Stored items
================

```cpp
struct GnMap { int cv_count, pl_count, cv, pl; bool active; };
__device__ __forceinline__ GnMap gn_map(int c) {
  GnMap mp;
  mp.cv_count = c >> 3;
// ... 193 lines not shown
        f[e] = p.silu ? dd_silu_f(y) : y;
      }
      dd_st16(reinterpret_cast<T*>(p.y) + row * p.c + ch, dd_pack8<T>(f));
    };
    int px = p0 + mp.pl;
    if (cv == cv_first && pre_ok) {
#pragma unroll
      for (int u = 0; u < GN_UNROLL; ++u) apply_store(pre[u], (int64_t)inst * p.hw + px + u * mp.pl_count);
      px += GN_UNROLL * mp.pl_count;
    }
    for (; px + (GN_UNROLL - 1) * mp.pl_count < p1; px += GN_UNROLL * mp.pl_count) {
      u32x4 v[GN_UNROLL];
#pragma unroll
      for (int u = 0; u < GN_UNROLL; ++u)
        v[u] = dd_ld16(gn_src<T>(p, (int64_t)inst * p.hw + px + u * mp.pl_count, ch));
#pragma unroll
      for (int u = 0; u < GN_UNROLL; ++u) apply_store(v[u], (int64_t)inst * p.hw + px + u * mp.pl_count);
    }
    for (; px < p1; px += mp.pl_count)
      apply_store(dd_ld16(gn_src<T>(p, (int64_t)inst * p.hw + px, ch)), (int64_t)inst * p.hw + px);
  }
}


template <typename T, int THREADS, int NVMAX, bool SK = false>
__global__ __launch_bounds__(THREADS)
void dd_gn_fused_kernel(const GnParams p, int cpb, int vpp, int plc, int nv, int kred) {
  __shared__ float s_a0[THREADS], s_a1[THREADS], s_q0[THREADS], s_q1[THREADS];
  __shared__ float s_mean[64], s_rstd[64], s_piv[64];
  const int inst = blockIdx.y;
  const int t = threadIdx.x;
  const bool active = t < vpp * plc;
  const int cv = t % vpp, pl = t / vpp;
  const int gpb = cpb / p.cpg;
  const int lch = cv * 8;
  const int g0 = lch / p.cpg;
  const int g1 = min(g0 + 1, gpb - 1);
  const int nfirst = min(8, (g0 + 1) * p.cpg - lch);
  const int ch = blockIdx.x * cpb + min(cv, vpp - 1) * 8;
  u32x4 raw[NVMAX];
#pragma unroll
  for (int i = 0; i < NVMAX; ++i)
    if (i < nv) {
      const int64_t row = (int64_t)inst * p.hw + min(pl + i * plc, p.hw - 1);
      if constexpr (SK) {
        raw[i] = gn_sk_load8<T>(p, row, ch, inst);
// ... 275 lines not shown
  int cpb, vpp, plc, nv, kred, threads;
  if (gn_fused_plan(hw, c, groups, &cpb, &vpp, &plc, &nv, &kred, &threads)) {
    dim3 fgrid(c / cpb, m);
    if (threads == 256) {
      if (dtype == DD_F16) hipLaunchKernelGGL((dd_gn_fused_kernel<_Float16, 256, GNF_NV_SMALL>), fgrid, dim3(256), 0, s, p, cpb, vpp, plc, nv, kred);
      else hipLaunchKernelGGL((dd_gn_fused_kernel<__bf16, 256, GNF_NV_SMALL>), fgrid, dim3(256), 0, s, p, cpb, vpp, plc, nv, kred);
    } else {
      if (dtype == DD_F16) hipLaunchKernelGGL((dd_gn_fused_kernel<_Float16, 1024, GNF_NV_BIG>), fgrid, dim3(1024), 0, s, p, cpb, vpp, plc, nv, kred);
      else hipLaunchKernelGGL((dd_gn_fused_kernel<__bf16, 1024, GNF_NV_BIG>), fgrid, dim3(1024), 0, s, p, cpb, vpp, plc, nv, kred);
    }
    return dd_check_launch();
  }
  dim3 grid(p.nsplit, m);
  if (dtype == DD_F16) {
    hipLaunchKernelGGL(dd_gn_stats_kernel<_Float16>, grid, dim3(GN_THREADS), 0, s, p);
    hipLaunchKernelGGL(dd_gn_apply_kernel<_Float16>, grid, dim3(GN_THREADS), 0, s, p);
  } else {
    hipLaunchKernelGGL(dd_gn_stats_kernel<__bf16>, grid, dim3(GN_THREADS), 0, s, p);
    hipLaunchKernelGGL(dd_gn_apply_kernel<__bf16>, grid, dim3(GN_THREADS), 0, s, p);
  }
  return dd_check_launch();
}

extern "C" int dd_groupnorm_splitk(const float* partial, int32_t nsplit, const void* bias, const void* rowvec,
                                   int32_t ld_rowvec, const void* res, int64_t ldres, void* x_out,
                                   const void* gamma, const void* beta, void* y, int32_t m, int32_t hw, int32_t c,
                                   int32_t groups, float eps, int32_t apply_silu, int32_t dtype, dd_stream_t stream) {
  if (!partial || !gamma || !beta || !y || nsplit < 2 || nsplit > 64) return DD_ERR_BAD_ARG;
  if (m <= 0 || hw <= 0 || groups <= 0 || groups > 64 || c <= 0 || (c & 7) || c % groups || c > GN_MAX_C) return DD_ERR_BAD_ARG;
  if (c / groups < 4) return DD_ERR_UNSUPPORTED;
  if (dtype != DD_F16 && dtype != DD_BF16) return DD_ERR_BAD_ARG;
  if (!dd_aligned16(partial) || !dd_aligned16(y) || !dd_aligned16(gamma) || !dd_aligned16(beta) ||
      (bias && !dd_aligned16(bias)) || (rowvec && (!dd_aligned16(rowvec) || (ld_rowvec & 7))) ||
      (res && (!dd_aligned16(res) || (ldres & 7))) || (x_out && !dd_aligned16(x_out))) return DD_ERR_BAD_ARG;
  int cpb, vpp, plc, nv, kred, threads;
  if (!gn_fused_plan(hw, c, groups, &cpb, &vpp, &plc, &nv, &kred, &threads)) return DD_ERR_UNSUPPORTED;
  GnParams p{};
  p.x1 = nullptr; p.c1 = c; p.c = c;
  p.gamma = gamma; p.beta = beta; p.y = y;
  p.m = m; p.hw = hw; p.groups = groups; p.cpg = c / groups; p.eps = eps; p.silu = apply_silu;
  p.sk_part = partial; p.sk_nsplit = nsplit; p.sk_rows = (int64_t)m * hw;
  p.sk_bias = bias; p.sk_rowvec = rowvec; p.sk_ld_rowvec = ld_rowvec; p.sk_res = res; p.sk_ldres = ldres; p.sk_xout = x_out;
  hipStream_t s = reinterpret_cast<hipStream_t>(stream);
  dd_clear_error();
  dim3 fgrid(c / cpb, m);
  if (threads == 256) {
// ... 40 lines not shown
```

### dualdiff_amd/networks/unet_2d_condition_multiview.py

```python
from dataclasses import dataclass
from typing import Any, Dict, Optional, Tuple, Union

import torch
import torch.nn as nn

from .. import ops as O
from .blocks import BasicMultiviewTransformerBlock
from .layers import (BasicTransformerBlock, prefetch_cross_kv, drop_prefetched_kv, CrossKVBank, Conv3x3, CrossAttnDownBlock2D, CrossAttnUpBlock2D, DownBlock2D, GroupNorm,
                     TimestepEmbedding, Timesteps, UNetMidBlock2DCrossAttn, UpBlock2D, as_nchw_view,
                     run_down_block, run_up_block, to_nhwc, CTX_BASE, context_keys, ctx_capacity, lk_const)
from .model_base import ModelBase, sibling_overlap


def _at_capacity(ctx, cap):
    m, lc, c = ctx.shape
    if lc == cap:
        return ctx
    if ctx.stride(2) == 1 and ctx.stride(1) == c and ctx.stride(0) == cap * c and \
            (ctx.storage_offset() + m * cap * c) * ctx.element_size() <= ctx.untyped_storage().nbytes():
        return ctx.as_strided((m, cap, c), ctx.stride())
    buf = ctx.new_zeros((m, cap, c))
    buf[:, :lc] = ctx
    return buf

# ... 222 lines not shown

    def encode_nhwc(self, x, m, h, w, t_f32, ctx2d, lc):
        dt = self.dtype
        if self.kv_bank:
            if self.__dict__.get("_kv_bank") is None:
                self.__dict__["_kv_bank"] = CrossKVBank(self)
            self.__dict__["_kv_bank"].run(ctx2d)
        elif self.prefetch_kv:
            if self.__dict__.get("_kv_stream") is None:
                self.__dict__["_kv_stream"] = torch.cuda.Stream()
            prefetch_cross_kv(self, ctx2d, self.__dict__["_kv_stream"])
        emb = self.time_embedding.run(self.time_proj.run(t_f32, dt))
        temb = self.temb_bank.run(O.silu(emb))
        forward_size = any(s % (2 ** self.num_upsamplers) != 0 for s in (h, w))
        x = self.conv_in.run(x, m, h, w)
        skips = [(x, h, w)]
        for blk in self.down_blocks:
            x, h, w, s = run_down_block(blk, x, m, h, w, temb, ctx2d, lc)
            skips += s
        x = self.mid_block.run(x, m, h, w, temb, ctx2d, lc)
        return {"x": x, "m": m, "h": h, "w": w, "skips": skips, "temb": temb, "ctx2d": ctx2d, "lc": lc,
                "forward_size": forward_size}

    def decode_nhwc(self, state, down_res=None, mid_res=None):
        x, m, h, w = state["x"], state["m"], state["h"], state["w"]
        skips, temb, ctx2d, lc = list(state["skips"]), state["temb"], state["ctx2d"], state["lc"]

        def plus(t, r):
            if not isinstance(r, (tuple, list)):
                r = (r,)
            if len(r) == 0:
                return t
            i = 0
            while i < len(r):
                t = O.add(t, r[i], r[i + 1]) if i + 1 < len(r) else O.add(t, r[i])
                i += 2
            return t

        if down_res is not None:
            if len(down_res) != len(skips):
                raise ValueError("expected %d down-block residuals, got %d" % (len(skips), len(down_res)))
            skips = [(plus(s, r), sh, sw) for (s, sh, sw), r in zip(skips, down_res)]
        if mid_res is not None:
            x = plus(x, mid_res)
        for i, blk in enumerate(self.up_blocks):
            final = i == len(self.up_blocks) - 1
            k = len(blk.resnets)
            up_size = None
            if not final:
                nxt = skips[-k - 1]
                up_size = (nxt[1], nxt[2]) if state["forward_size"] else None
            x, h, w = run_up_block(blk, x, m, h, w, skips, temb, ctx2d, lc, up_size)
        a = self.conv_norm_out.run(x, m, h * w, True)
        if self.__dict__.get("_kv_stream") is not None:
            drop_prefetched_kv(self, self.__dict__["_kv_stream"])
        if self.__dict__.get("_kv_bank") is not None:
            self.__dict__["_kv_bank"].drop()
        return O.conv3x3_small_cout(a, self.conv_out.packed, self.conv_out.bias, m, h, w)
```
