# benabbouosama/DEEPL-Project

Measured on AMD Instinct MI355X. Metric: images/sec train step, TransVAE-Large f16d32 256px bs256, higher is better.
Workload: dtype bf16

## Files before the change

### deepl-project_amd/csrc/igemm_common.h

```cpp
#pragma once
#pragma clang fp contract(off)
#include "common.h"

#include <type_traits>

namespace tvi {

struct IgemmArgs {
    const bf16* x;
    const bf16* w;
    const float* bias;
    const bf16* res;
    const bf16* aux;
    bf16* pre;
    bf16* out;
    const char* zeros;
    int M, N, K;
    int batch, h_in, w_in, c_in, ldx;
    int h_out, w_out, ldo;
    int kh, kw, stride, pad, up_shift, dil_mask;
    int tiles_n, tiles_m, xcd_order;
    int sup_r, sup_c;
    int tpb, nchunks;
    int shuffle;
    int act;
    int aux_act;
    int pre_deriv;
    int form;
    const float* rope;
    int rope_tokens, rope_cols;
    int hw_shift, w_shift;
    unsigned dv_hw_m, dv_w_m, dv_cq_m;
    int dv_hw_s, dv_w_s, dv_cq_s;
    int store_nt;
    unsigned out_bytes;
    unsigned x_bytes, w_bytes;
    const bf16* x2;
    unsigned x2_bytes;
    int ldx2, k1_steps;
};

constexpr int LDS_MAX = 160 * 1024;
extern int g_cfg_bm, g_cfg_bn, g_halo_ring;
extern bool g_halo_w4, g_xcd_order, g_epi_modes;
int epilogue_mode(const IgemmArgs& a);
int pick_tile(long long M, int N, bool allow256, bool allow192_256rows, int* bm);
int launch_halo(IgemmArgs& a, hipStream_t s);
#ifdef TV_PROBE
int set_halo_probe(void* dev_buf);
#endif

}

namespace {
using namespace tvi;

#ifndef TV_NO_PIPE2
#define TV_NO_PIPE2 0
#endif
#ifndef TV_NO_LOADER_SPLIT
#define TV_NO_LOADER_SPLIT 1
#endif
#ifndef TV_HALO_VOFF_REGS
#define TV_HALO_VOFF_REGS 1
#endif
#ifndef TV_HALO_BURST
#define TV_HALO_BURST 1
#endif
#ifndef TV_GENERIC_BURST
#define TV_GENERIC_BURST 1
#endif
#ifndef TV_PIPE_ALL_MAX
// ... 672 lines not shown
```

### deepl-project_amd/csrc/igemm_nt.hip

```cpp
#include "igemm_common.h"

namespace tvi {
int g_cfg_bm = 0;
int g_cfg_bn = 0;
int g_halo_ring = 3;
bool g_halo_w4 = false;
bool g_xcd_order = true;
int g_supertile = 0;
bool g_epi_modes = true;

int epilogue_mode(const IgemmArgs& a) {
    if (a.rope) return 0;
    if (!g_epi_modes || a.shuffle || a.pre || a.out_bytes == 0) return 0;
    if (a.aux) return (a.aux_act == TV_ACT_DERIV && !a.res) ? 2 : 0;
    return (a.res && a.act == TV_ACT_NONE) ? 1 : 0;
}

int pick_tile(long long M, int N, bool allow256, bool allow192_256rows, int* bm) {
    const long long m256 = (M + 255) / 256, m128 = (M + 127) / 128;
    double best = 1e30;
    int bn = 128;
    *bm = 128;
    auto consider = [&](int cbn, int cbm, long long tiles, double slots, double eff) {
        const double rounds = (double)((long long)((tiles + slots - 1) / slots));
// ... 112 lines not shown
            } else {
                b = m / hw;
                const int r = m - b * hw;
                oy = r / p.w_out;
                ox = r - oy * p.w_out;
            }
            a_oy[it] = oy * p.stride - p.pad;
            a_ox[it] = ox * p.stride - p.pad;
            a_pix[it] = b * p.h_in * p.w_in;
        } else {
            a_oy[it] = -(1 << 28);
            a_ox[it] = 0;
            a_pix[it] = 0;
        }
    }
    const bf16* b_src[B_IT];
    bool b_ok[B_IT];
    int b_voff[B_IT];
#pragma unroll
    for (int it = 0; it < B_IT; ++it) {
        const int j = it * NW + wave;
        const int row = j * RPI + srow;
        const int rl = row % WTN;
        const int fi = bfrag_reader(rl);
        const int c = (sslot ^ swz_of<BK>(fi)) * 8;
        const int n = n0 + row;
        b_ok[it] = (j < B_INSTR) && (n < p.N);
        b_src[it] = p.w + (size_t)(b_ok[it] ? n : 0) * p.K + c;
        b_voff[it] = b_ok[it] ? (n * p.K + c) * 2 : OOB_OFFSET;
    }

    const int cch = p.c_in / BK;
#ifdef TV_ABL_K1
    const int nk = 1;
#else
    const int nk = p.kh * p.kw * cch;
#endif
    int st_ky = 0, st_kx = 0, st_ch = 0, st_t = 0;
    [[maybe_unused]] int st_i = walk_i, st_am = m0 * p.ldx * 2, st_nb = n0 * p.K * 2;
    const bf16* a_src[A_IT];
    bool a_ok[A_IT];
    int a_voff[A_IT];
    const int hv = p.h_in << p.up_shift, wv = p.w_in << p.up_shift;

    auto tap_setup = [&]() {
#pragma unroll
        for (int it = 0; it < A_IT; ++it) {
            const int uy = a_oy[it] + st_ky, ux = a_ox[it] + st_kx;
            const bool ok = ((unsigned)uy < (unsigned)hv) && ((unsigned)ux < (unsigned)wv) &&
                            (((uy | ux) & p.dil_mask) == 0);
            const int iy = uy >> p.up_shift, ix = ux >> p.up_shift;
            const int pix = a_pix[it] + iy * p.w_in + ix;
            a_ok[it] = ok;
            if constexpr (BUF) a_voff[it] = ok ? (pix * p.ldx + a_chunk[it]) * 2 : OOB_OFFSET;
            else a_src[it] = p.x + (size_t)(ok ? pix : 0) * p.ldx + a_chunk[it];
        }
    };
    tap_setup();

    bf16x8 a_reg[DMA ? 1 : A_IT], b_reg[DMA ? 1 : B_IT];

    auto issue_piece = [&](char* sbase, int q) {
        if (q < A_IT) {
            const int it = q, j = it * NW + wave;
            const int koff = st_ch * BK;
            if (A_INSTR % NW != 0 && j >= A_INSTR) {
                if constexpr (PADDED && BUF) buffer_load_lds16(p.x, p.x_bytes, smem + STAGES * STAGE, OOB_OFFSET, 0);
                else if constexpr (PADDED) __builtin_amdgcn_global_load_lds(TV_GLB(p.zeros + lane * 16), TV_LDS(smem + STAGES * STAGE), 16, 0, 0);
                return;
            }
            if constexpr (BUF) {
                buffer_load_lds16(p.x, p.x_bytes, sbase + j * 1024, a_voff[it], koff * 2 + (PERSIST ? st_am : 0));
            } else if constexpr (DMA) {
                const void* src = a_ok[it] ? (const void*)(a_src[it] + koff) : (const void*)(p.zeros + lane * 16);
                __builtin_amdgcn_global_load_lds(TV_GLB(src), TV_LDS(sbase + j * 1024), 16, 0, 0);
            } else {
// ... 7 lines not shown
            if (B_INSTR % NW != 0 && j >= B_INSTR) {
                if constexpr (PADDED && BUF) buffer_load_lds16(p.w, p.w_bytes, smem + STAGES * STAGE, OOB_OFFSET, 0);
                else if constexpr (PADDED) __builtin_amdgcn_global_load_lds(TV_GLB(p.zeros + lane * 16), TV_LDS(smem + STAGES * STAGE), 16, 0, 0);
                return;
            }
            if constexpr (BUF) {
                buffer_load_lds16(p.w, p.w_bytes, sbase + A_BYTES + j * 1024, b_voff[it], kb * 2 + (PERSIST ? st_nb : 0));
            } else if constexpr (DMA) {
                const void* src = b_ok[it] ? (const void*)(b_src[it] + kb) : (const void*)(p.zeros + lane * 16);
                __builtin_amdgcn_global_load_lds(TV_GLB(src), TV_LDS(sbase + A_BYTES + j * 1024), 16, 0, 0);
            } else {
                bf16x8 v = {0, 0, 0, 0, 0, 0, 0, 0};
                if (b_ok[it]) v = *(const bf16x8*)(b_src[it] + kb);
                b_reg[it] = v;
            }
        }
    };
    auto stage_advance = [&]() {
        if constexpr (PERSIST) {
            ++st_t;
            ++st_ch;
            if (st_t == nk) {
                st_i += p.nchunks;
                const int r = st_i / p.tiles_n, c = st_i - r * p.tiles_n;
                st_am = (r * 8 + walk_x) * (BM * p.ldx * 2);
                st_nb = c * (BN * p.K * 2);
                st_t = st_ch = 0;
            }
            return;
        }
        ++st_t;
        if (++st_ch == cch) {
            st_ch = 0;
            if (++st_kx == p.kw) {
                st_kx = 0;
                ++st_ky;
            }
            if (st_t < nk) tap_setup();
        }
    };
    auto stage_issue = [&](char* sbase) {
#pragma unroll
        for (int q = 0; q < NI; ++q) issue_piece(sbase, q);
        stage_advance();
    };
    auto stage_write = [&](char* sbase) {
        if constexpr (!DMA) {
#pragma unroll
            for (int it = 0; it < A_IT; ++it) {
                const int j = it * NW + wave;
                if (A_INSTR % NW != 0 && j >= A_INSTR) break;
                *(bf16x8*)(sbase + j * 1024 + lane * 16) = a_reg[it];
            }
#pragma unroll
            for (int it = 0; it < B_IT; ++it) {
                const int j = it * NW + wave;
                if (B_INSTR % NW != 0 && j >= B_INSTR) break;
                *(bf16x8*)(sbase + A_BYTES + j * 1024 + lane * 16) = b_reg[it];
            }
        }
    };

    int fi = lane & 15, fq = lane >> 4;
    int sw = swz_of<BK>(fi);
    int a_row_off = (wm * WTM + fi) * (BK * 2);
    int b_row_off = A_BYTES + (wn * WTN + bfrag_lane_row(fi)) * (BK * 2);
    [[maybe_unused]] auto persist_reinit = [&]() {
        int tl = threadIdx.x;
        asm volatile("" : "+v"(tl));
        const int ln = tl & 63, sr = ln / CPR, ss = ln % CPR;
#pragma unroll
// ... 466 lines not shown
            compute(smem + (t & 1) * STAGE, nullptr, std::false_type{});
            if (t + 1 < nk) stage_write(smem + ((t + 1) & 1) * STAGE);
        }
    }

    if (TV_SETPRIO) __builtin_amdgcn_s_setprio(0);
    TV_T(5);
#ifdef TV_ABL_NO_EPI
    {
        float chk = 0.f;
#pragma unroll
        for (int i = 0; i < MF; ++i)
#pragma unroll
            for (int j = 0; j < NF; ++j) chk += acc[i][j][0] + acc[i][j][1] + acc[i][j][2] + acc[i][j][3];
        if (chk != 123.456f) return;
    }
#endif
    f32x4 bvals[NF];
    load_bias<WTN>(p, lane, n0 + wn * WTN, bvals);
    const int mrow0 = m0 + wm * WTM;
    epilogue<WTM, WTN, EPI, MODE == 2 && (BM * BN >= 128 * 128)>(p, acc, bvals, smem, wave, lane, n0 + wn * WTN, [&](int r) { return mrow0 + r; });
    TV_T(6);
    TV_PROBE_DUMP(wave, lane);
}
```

================

- [Work request] Only lines that contain the string "double" count; pick each one out of the records and copy it.

- [Completed task]
    double best = 1e30;
    auto consider = [&](int cbn, int cbm, long long tiles, double slots, double eff) {
        const double rounds = (double)((long long)((tiles + slots - 1) / slots));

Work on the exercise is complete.